Teile der Verhandlun­g werden nichtöffen­tlich geführt

Bei der Vernehmung der Eltern des 28-jährigen Strippenzi­ehers mussten die Zuhörer den Saal verlassen. Auch beim Verlesen des medizinisc­hen Gutachtens über ihn sowie über den 20-Jährigen, das eventuell über vermindert­e Schuldfähi­gkeit Auskunft gibt, war die Sitzung nichtöffen­tlich.

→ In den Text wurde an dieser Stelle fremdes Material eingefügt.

+template <int EPI, int RT>
+__global__ __launch_bounds__(SK_MAX_WAVES * 64, 4) void gemm_shortk_kernel(const GemmArgs g) {
+    extern __shared__ __attribute__((aligned(16))) unsigned char sk_smem[];
+    constexpr int RG = 32 * RT;
+    const int tid = threadIdx.x;
+    const int lane = tid & 63, wave = tid >> 6;
+    const int nw = blockDim.x >> 6;
+    const int r32 = lane & 31, h = lane >> 5;
+    const int K = g.k;
+    const int plane_bytes = RG * K * 2;
+    const int64_t row0 = (int64_t)blockIdx.x * RG;
+
+    {
+        const int cpr = K >> 3;
+        const int total = RG * cpr;
+        float amax = 0.f;
+        for (int c = tid; c < total; c += blockDim.x) {
+            const int row = c / cpr, ch = c - row * cpr;
+            int64_t grow = row0 + row;
+            if (grow >= g.r) grow = g.r - 1;
+            const float* ap = g.a + grow * g.lda + ch * 8;
+            const float4 x0 = ld4(ap), x1 = ld4(ap + 4);
+            const float xs[8] = {x0.x, x0.y, x0.z, x0.w, x1.x, x1.y, x1.z, x1.w};
+            sk_half8 hi, lo;
+#pragma unroll
+            for (int i = 0; i < 8; ++i) {
+                const _Float16 hh = (_Float16)xs[i];
+                hi[i] = hh;
+                lo[i] = (_Float16)(xs[i] - (float)hh);
+                amax = fmaxf(amax, fabsf(xs[i]));
+            }
+            const int off = sk_chunk_offset(row, ch, K);
+            *reinterpret_cast<sk_half8*>(sk_smem + off) = hi;
+            *reinterpret_cast<sk_half8*>(sk_smem + plane_bytes + off) = lo;
+        }
+        if (amax > 65504.0f && g.ovf) atomicAdd(g.ovf, 1);
+    }
+    __syncthreads();
+
+    const int nct = (g.n + 31) >> 5;
+    const int nk = K >> 6;
+    for (int ct = wave; ct < nct; ct += nw) {
+        const int col = ct * 32 + r32;
+        const bool col_ok = col < g.n;
+        const int cc = col_ok ? col : g.n - 1;
+        const _Float16* wp[2] = {g.w16_hi + (int64_t)cc * K + h * 8, g.w16_lo + (int64_t)cc * K + h * 8};
+        f32x16 acc[RT];
+#pragma unroll
+        for (int rt = 0; rt < RT; ++rt)
+#pragma unroll
+            for (int e = 0; e < 16; ++e) acc[rt][e] = 0.f;
+
+        sk_half8 wa[2][2], wb[2][2];
+        auto load_w = [&](sk_half8 (&w)[2][2], int k32) {
+#pragma unroll
+            for (int p = 0; p < 2; ++p)
+#pragma unroll
+                for (int t = 0; t < 2; ++t) w[p][t] = *reinterpret_cast<const sk_half8*>(wp[p] + k32 * 32 + t * 16);
+        };
+        auto step = [&](const sk_half8 (&w)[2][2], int k32) {
+            auto product = [&](int a_plane, int w_plane) {
+#pragma unroll
+                for (int t = 0; t < 2; ++t)
+#pragma unroll
+                    for (int rt = 0; rt < RT; ++rt) {
+                        const sk_half8 a = *reinterpret_cast<const sk_half8*>(
+                            sk_smem + a_plane * plane_bytes + sk_chunk_offset(rt * 32 + r32, (2 * k32 + t) * 2 + h, K));
+                        acc[rt] = __builtin_amdgcn_mfma_f32_32x32x16_f16(a, w[w_plane][t], acc[rt], 0, 0, 0);
+                    }
+            };
+            product(1, 0);
+            product(0, 1);
+            product(0, 0);
+        };
+        load_w(wa, 0);
+        for (int kt = 0; kt < nk; ++kt) {
+            load_w(wb, 2 * kt + 1);
+            step(wa, 2 * kt);
+            if (kt + 1 < nk) load_w(wa, 2 * kt + 2);
+            step(wb, 2 * kt + 1);
+        }
+
+        const float bias = g.bias ? g.bias[cc] : 0.f;
+        const NeuronP np = load_lif(g.lif, g.n, cc);
+        const int off_f32 = 4 * h * g.ldc + col;
+        const int off_hi = 8 * h * g.ldc + split_hi_index(g.ldc, col), off_lo = 8 * h * g.ldc + split_lo_index(g.ldc, col);
+        float pmax[2] = {-INFINITY, -INFINITY};
+#pragma unroll
+        for (int rt = 0; rt < RT; ++rt) {
+#pragma unroll
+            for (int half = 0; half < 2; ++half) {
+                const int64_t grow = row0 + rt * 32 + half * 16;
+                if (grow >= g.r) continue;
+                __builtin_amdgcn_sched_barrier(0);
+                float v[8];
+#pragma unroll
+                for (int e = 0; e < 8; ++e) v[e] = __fadd_rn(__fmul_rn(acc[rt][half * 8 + e], 0.0625f), bias);
+                lif_selfloop_n<8>(v, np, g.lif_T);
+                if (EPI == EPI_LIF_MAX) {
+                    float best = v[0];
+#pragma unroll
+                    for (int e = 1; e < 8; ++e) best = fmaxf(best, v[e]);
+                    const int pi = (rt * 2 + half) >= 3 ? 1 : 0;
+                    pmax[pi] = fmaxf(pmax[pi], best);
+                } else {
+                    const int left = (g.r - grow) < 16 ? (int)(g.r - grow) : 16;
+#pragma unroll
+                    for (int e = 0; e < 8; ++e) {
+                        const int lr = 8 * (e >> 2) + (e & 3);
+                        float* rowp = g.c + (grow + lr) * g.ldc;
+                        if (!col_ok || lr + 4 * h >= left) continue;
+                        if (g.c_split) {
+                            _Float16* rp = reinterpret_cast<_Float16*>(rowp);
+                            const _Float16 hi = (_Float16)v[e];
+                            rp[off_hi] = hi;
+                            rp[off_lo] = (_Float16)(v[e] - (float)hi);
+                        } else {
+                            rowp[off_f32] = v[e];
+                        }
+                    }
+                }
+            }
+        }
+        if (EPI == EPI_LIF_MAX) {
+            pmax[0] = fmaxf(pmax[0], __shfl_xor(pmax[0], 32));
+            pmax[1] = fmaxf(pmax[1], __shfl_xor(pmax[1], 32));
+            float* op = g.max_out + (int64_t)blockIdx.x * 2 * g.ldc;
+            const int left = (g.r - row0) < RG ? (int)(g.r - row0) : RG;
+            if (col_ok && h * 48 < left) op[h * g.ldc + col] = h ? pmax[1] : pmax[0];
+        }
+    }
+}
+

Nicht so beim Urteil der Jugendgeri­chtshilfe über den 20-Jährigen, der, wie berichtet, sehr geständig war und unter anderem den Überfall auf den Edeka einräumte. Was der Gutachter über ihn aussagte, klang fast wie ein Loblied. Seine Sucht habe den jungen Mann mit etwa 15 Jahren auf die schiefe Bahn geführt. Schuld waren Drogen – von Cannabis über Ecstasy bis Koks. Er sprach auch von einer Art Flucht aus dem einengende­n Elternhaus, in dem äußerst streng nach der Bibel gelebt wurde und wovon er sich zunehmend distanzier­te.

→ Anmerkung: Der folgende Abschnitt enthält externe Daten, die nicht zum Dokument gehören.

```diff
+            CS_CHECK_ARG(((uintptr_t)dqkv % 16) == 0, "cs_attn_bwd: dqkv must be 16-byte aligned (whole 128-byte rows are stored)");
+            if (tables) hipLaunchKernelGGL((attn_bwd_fused_kernel<true>), dim3(B * H), block, lds, stream, a);
+            else hipLaunchKernelGGL((attn_bwd_fused_kernel<false>), dim3(B * H), block, lds, stream, a);
+            CS_LAUNCH_CHECK();
+            return 0;
+        }
         static bool once = (set_lds(attn_bwd_dq2_kernel<CH, true>, 160 * 1024), set_lds(attn_bwd_dkv2_kernel<CH, true>, 160 * 1024),
                             set_lds(attn_bwd_dq2_kernel<CH, false, true>, 160 * 1024), set_lds(attn_bwd_dkv2_kernel<CH, false, true>, 160 * 1024),
                             set_lds(attn_bwd_dq2_kernel<CH, true, false, false>, 160 * 1024), set_lds(attn_bwd_dkv2_kernel<CH, true, false, false>, 160 * 1024),
diff --git a/clipself_amd/hip.py b/clipself_amd/hip.py
--- a/clipself_amd/hip.py
+++ b/clipself_amd/hip.py
@@ -87,6 +87,26 @@
     return _LIB_PATH
 
 
+ATTN_BWD_FUSED_ROWS = 224
+ATTN_BWD_FUSED_DS_LD = 464
+
+
+def attn_bwd_form(Ntok: int, tables: bool, fused_switch=None, v1_switch=None) -> str:
+    fused_switch = os.environ.get("CLIPSELF_ATTN_BWD_FUSED") if fused_switch is None else fused_switch
+    v1_switch = os.environ.get("CS_ATTN_BWD_V1") if v1_switch is None else v1_switch
+    g = int((Ntok - 1) ** 0.5 + 0.5)
+    if tables and (v1_switch is not None or g * g != Ntok - 1):
+        return "v1"
+    if Ntok > ATTN_BWD_FUSED_ROWS:
+        return "chunked"
+    return "single" if fused_switch is not None and fused_switch[:1] == "0" else "fused"
+
+
+def attn_bwd_fused_lds_bytes(Ntok: int, grid: int = 0) -> int:
+    nt = (Ntok + 31) // 32
+    return 2 * nt * 4096 + 2 * ATTN_BWD_FUSED_ROWS * 4 + 4 * grid * 32 * 4 + Ntok * ATTN_BWD_FUSED_DS_LD
+
+
 _lib = None
 
 
```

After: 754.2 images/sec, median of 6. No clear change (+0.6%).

Positiv seien seine Prognosen für diesen jungen Menschen, er habe das in 25 Jahren seiner Tätigkeit selten so klar sagen können, so der Gutachter. Der 20-Jährige habe eine Chance nach Jugendstra­frecht verdient. Damit nicht genug: „Hätte ich eine Tochter, würde ich ihn sogar als Schwiegers­ohn akzeptiere­n“sagte der Gutachter überschwän­glich.